Record excerpts —
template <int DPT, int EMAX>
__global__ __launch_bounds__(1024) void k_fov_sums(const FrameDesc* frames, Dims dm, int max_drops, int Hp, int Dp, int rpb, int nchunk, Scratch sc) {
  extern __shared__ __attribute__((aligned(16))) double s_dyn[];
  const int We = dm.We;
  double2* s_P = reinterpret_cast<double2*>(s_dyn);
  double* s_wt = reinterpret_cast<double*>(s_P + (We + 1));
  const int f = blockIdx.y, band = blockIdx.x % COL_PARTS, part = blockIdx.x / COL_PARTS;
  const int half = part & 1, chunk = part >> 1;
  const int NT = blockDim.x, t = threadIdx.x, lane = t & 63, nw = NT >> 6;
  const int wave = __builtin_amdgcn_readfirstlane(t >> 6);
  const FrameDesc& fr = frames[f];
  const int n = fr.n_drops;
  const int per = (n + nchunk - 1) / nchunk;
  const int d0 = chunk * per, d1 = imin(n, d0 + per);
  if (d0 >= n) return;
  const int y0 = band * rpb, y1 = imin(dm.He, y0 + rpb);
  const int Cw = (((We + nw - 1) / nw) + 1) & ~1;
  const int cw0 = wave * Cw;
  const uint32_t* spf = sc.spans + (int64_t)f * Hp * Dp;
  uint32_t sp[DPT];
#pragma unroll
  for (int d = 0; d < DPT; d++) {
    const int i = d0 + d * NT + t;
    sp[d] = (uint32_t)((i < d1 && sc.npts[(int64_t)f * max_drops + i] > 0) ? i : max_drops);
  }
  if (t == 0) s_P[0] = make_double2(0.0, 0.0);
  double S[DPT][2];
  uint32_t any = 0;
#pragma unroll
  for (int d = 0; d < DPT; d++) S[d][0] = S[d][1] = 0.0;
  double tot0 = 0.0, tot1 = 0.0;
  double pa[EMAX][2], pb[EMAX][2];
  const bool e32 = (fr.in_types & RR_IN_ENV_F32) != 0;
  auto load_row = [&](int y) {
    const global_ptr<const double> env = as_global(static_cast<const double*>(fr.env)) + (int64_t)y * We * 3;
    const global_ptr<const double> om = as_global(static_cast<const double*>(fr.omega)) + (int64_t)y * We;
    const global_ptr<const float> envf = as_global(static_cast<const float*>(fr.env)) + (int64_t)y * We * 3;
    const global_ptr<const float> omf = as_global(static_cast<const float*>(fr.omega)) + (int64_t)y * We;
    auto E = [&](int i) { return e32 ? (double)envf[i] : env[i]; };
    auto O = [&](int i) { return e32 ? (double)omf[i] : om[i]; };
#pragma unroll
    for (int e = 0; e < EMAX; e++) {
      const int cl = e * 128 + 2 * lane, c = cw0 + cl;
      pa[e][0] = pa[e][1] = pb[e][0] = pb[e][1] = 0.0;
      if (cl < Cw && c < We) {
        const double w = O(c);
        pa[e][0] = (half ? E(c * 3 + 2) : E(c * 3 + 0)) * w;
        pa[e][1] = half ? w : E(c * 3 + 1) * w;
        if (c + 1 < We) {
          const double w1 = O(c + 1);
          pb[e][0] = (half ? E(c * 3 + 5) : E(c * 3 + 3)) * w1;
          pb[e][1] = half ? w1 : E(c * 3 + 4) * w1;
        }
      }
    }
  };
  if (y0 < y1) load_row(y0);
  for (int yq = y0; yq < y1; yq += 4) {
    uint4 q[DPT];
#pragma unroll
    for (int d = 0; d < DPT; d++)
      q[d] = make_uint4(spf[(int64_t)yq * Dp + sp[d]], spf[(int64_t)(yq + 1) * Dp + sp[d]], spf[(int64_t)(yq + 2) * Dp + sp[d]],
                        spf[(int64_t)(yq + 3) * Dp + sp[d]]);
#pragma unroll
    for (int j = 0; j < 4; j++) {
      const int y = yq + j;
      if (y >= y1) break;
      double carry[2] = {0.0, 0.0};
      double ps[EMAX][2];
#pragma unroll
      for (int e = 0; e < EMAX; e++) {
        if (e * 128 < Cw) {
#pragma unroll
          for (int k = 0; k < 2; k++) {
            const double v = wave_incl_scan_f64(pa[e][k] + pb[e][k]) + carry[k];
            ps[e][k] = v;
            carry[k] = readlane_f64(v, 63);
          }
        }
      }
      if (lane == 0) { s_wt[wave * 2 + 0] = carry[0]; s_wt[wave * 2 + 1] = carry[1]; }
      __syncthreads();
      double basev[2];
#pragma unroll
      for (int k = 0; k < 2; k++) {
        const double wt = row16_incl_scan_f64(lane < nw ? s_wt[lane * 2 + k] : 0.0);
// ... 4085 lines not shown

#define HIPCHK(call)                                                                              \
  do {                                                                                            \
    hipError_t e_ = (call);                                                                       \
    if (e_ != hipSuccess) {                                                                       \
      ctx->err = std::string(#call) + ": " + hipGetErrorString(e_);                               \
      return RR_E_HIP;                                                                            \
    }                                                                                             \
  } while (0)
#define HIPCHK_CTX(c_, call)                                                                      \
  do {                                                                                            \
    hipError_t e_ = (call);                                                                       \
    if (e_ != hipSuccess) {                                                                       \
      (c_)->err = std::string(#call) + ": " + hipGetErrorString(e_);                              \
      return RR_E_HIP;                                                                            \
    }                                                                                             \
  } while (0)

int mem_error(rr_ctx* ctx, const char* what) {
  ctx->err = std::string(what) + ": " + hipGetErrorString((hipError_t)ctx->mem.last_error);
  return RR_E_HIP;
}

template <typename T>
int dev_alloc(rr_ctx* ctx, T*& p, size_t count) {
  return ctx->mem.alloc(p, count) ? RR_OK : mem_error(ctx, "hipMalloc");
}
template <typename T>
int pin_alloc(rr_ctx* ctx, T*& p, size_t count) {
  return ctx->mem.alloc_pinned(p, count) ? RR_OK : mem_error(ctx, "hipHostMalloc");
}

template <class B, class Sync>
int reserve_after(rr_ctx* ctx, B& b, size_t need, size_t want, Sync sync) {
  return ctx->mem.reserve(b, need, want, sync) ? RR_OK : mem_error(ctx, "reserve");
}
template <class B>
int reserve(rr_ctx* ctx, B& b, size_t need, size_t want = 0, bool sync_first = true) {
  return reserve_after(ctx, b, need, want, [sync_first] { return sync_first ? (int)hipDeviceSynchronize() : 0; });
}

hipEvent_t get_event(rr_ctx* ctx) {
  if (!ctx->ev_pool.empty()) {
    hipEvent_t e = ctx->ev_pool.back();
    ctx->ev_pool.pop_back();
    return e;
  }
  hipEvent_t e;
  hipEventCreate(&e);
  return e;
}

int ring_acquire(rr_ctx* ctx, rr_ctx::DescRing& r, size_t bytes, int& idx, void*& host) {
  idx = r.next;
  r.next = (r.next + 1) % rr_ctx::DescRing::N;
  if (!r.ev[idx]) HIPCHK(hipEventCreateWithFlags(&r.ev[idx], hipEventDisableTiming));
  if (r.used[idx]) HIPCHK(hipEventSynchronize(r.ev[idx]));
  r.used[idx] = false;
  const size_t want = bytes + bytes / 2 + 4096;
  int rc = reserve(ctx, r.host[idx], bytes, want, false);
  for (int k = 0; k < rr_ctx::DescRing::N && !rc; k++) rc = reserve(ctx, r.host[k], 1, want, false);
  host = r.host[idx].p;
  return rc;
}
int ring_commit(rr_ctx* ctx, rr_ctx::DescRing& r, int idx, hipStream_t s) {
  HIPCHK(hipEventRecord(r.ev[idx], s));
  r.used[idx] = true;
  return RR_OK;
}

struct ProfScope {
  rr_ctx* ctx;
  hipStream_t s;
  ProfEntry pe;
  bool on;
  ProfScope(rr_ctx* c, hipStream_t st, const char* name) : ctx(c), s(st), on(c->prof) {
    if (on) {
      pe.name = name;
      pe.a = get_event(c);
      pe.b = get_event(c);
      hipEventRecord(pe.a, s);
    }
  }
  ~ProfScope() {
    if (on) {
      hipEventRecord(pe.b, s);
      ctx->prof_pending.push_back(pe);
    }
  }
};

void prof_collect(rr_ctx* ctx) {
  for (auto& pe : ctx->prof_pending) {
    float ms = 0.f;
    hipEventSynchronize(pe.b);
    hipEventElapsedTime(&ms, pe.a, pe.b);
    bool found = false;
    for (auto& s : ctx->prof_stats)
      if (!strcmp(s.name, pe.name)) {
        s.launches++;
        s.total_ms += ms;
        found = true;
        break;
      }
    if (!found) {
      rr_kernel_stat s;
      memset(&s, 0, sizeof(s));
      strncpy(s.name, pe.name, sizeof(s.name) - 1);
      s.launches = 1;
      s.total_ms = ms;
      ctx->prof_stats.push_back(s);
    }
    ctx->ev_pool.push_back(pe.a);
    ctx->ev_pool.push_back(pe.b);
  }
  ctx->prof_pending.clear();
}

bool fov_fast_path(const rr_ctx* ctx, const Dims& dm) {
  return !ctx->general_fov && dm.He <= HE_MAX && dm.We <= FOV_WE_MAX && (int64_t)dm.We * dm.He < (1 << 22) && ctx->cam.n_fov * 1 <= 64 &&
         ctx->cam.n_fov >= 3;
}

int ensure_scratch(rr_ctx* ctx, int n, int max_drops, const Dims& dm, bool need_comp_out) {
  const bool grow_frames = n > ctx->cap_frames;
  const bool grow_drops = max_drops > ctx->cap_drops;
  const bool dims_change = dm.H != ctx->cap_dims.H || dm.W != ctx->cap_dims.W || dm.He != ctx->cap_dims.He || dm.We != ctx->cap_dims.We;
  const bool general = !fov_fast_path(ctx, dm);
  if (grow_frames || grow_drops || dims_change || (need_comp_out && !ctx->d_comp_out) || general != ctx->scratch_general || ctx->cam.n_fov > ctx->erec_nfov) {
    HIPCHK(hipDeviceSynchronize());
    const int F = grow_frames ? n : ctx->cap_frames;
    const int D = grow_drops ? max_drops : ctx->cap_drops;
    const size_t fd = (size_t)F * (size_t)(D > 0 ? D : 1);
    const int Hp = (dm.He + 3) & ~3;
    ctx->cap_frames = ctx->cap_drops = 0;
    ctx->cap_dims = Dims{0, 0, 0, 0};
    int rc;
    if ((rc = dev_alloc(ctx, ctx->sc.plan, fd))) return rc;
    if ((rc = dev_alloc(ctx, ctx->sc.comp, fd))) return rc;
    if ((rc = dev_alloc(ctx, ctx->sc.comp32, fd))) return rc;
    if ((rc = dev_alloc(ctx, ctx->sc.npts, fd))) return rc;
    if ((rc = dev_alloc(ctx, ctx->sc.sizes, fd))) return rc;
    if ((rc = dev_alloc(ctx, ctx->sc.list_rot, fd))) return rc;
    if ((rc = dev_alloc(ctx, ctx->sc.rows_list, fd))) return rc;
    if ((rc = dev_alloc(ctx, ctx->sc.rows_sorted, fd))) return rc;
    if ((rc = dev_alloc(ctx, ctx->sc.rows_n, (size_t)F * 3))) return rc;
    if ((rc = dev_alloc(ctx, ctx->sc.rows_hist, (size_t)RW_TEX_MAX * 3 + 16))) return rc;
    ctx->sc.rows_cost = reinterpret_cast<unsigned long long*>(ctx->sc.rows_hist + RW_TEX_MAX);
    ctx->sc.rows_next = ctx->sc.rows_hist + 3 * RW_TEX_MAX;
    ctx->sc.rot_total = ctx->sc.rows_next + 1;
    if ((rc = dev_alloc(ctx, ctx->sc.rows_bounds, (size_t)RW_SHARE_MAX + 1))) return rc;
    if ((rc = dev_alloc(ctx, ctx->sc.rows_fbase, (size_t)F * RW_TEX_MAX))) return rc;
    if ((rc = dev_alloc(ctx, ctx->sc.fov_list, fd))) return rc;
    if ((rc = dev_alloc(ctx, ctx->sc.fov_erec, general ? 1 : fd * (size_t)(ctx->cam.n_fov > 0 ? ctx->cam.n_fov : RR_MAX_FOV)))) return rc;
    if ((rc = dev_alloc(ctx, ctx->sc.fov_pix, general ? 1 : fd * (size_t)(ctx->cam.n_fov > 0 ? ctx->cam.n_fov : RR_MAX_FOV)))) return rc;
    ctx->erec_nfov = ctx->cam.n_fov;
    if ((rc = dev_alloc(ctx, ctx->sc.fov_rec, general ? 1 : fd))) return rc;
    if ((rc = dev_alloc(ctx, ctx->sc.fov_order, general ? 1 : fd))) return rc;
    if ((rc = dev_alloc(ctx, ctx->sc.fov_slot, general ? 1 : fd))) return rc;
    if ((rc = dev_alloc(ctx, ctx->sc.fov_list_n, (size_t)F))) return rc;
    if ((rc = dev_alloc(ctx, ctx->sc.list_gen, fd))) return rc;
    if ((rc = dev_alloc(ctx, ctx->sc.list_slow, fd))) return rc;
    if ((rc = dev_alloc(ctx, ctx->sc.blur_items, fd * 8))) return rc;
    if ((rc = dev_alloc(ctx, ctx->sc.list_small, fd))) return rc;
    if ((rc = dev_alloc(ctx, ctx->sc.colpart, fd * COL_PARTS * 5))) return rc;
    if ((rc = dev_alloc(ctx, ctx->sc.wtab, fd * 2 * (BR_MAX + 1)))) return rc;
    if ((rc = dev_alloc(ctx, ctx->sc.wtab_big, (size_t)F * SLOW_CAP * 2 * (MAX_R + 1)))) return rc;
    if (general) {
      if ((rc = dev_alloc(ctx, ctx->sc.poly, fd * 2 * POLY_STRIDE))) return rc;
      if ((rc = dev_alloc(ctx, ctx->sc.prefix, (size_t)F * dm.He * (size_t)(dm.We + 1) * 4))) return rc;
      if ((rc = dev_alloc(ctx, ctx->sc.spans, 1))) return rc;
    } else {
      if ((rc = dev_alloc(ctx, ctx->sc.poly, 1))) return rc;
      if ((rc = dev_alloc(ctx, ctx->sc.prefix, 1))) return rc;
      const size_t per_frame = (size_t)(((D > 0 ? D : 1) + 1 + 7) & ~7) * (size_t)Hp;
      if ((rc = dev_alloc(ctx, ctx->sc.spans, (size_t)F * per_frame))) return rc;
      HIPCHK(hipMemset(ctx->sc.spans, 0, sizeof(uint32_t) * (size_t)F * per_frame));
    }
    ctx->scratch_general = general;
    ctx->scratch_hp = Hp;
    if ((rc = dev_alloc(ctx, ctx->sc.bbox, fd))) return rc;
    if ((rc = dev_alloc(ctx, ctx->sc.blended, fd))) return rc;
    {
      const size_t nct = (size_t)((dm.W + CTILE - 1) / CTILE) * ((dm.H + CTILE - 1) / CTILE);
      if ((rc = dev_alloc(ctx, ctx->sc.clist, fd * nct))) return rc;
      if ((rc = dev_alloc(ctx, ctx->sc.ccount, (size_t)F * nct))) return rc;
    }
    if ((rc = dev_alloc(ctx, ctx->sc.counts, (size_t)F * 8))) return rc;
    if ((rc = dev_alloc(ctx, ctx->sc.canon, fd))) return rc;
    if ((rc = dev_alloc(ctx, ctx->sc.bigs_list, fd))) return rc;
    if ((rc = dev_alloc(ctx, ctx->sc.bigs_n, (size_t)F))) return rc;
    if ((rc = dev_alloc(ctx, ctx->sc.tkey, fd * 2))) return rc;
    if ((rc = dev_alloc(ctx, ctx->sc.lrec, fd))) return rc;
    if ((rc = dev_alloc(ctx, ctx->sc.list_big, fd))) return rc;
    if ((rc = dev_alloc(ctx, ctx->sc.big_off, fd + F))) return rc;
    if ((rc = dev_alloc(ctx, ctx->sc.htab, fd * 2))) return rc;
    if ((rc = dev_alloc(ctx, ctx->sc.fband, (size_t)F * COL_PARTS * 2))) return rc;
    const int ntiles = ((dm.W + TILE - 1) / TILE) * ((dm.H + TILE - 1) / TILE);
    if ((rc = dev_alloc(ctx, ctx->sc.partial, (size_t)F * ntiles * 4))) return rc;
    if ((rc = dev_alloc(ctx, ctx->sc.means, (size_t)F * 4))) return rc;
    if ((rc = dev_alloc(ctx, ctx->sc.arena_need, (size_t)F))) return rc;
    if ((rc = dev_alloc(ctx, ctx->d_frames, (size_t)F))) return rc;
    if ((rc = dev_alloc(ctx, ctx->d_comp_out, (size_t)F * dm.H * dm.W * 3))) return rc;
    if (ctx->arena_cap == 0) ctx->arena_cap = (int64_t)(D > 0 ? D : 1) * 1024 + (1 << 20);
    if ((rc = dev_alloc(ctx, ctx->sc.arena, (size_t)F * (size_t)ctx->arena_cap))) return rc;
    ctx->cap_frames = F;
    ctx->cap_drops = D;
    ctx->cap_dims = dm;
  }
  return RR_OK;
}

Problem to solve — A complete answer gives every line of the data that includes "FrameDesc".

Answer space —
__global__ __launch_bounds__(1024) void k_fov_sums(const FrameDesc* frames, Dims dm, int max_drops, int Hp, int Dp, int rpb, int nchunk, Scratch sc) {
  const FrameDesc& fr = frames[f];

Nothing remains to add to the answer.